- **Exercise inputs**
__device__ void match_stereo_rows(const PairParams& P, const BlockView& I0, const BlockView& I1,
                                  int threshold, okvfe_stereo_match* __restrict__ out) {
  constexpr int kMore = OKVFE_MATCH_MORE;
  __shared__ uint4 seg_desc[kStereoSegs][kStereoChunk * 3];
  __shared__ uint32_t best_key[64];
  __shared__ double e0_lds[3][64];
  __shared__ uint32_t job_key[64 * kStereoSegs];
  __shared__ uint8_t job_who[64 * kStereoSegs];
  __shared__ uint8_t job_res[kStereoSegs][64];
  __shared__ double hp_lds[kStereoSegs][4][64];
  __shared__ int seg_out[kStereoSegs][3][64];
  __shared__ int job_n[2];
  const int seg = __builtin_amdgcn_readfirstlane(threadIdx.y);
  const int lane = threadIdx.x;
  const int tid = seg * 64 + lane;
  const int per_seg = (I1.n + kStereoSegs - 1) / kStereoSegs;
  const int k1_lo = min(seg * per_seg, I1.n), k1_hi = min(k1_lo + per_seg, I1.n);
  if ((int)blockIdx.x * 64 >= I0.n) return;
  const int k0 = blockIdx.x * 64 + lane;
  const bool active = k0 < I0.n;
  Desc12 d0 = {};
  if (active) d0 = load_desc(I0.desc + (size_t)k0 * OKVFE_DESC_BYTES);
  const bool v0 = active && I0.bpv[k0] != 0;
  if (seg == 0) {
    double e[3] = {0, 0, 0};
    if (v0) {
      double v[3];
      rot(P.C0, I0.bp + 3 * (size_t)k0, v);
      normalize3(v, e);
    }
    e0_lds[0][lane] = e[0]; e0_lds[1][lane] = e[1]; e0_lds[2][lane] = e[2];
    best_key[lane] = kNoKey;
    if (lane < 2) job_n[lane] = 0;
  }
  const ScanChunk chunk{seg_desc[seg], nullptr};
  const bool resident = k1_hi - k1_lo <= kStereoChunk;
  if (resident) load_scan_chunk(chunk, I1.desc, nullptr, k1_lo, k1_hi - k1_lo);
  enum { kDone = 0, kHave = 1, kNeedScan = 2 };
  int state = v0 ? kNeedScan : kDone;
  uint32_t cs[kMore];
#pragma unroll
  for (int u = 0; u < kMore; ++u) cs[u] = kNoKey;
  int t = 0, n_c = 2, n_scans = 0;
  uint32_t floor_key = 0;
  int best = threshold, k1_match = 0, initialisable = 0;
  int par = 0;
  __syncthreads();
  while (true) {
    if (!__any(state == kHave) && __any(state == kNeedScan)) {
      if (n_scans < kNarrowScans) {
        scan_top2<false>(d0, chunk, I1.desc, nullptr, k1_lo, k1_hi, resident, (uint32_t)threshold, &cs[0], &cs[1]);
#pragma unroll
        for (int u = 2; u < kMore; ++u) cs[u] = kNoKey;
        n_c = 2;
      } else {
        scan_top<kMore, false, true>(d0, chunk, I1.desc, nullptr, k1_lo, k1_hi, resident, floor_key, (uint32_t)threshold, cs);
        n_c = kMore;
      }
      ++n_scans;
      t = 0;
      if (state == kNeedScan) state = kHave;
    }
    uint32_t cand = cs[0];
#pragma unroll
    for (int u = 1; u < kMore; ++u) cand = t == u ? cs[u] : cand;
    if (state == kHave && cand == kNoKey) state = kDone;
    if (state == kHave && cand > *reinterpret_cast<volatile uint32_t*>(&best_key[lane])) state = kDone;
    const bool pending = state == kHave;
    {
      const unsigned long long m = __ballot(pending);
      if (m != 0ull) {
        int base = 0;
        if (lane == 0) base = atomicAdd(&job_n[par], __popcll(m));
        base = __builtin_amdgcn_readfirstlane(base);
        if (pending) {
          const int at = base + __popcll(m & ((1ull << lane) - 1ull));
          job_key[at] = cand;
          job_who[at] = (uint8_t)(seg << 6 | lane);
        }
      }
    }
    if (!__syncthreads_or(state != kDone)) break;
    const int J = job_n[par];
    if (J > 0) {
      if (tid == 0) job_n[par ^ 1] = 0;
      if (seg * 64 < J) {
        const bool on = tid < J;
        const uint32_t key = on ? job_key[tid] : 1u;
        const int who = on ? job_who[tid] : 0;
        const int jl = who & 63, js = who >> 6;
        const int k1 = (int)((key - 1u) & 0x3FFFFFu);
        bool is_valid = false, is_parallel = false;
        double hp_W[4] = {0, 0, 0, 0};
        if (on && I1.bpv[k1]) {
          const int jk0 = blockIdx.x * 64 + jl;
          const double e0_W[3] = {e0_lds[0][jl], e0_lds[1][jl], e0_lds[2][jl]};
          double v[3], e1_W[3], hp_C0[4], hp_C1[4];
          rot(P.C1, I1.bp + 3 * (size_t)k1, v);
          normalize3(v, e1_W);
          double c26, c6;
          gate_cos(P, I0.kps, jk0, I1.kps, k1, &c26, &c6);
          triangulate_fast(P.r0, e0_W, P.r1, e1_W, c26, c6, hp_W, &is_valid, &is_parallel);
          inv_transform_h(P.C0, P.r0, hp_W, hp_C0);
          inv_transform_h(P.C1, P.r1, hp_W, hp_C1);
// ... 24 lines not shown
          initialisable = (r & 2) ? 0 : 1;
          state = kDone;
        } else {
          ++t;
          if (t >= n_c) state = kNeedScan;
        }
      }
      par ^= 1;
    }
  }
  seg_out[seg][0][lane] = best;
  seg_out[seg][1][lane] = k1_match;
  seg_out[seg][2][lane] = initialisable;
  __syncthreads();
  if (seg > 0 || !active) return;
  int win = 0;
#pragma unroll
  for (int s2 = 1; s2 < kStereoSegs; ++s2) {
    const int b2 = seg_out[s2][0][lane];
    if (b2 < best) {
      best = b2; k1_match = seg_out[s2][1][lane]; initialisable = seg_out[s2][2][lane];
      win = s2;
    }
  }
  okvfe_stereo_match m;
  const bool hit = best < threshold;
  m.k1 = hit ? k1_match : -1;
  m.dist = hit ? best : threshold;
  m.initialisable = hit ? initialisable : 0;
  m.pad = 0;
  m.hp_W[0] = hit ? hp_lds[win][0][lane] : 0.0;
  m.hp_W[1] = hit ? hp_lds[win][1][lane] : 0.0;
  m.hp_W[2] = hit ? hp_lds[win][2][lane] : 0.0;
  m.hp_W[3] = hit ? hp_lds[win][3][lane] : 0.0;
  out[k0] = m;
}


__global__ __launch_bounds__(64 * kStereoSegs) __attribute__((amdgpu_waves_per_eu(OKVFE_MATCH_WAVES, 8))) void match_stereo_kernel(
    const PairParams* __restrict__ pairs, const okvfe_keypoint* __restrict__ kps,
    const uint8_t* __restrict__ desc, const double* __restrict__ bp,
    const uint8_t* __restrict__ bpv, const int32_t* __restrict__ counts, int kp_cap,
    int threshold, okvfe_stereo_match* __restrict__ out) {
  const PairParams& P = pairs[blockIdx.y];
  BlockView I0, I1;
  const size_t o0 = (size_t)P.image0 * kp_cap, o1 = (size_t)P.image1 * kp_cap;
  I0.desc = desc + o0 * OKVFE_DESC_BYTES; I0.bp = bp + o0 * 3; I0.bpv = bpv + o0;
  I0.n = counts[P.image0]; I0.kps = kps + o0;
  I1.desc = desc + o1 * OKVFE_DESC_BYTES; I1.bp = bp + o1 * 3; I1.bpv = bpv + o1;
  I1.n = counts[P.image1]; I1.kps = kps + o1;
  match_stereo_rows(P, I0, I1, threshold, out + (size_t)blockIdx.y * kp_cap);
}

__global__ __launch_bounds__(64 * kStereoSegs) __attribute__((amdgpu_waves_per_eu(4, 8))) void match_stereo_arrays_kernel(
    const PairParams* __restrict__ pair, const uint8_t* __restrict__ desc0,
    const double* __restrict__ bp0, const uint8_t* __restrict__ bpv0, const int32_t* n0p, int n0,
    const uint8_t* __restrict__ desc1, const double* __restrict__ bp1,
    const uint8_t* __restrict__ bpv1, const int32_t* n1p, int n1, int threshold,
    okvfe_stereo_match* __restrict__ out, const okvfe_keypoint* __restrict__ kp0,
    const okvfe_keypoint* __restrict__ kp1) {
  BlockView I0, I1;
  I0.desc = desc0; I0.bp = bp0; I0.bpv = bpv0; I0.n = n0p ? *n0p : n0; I0.kps = kp0;
  I1.desc = desc1; I1.bp = bp1; I1.bpv = bpv1; I1.n = n1p ? *n1p : n1; I1.kps = kp1;
  match_stereo_rows(*pair, I0, I1, threshold, out);
}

- **Task details**
Quote the listing above, but only from the line that shows "if (seg > 0 || !active) return;" through the line that shows "m.hp_W[0] = hit".

- **Expected answer**
  if (seg > 0 || !active) return;
  int win = 0;
#pragma unroll
  for (int s2 = 1; s2 < kStereoSegs; ++s2) {
    const int b2 = seg_out[s2][0][lane];
    if (b2 < best) {
      best = b2; k1_match = seg_out[s2][1][lane]; initialisable = seg_out[s2][2][lane];
      win = s2;
    }
  }
  okvfe_stereo_match m;
  const bool hit = best < threshold;
  m.k1 = hit ? k1_match : -1;
  m.dist = hit ? best : threshold;
  m.initialisable = hit ? initialisable : 0;
  m.pad = 0;
  m.hp_W[0] = hit ? hp_lds[win][0][lane] : 0.0;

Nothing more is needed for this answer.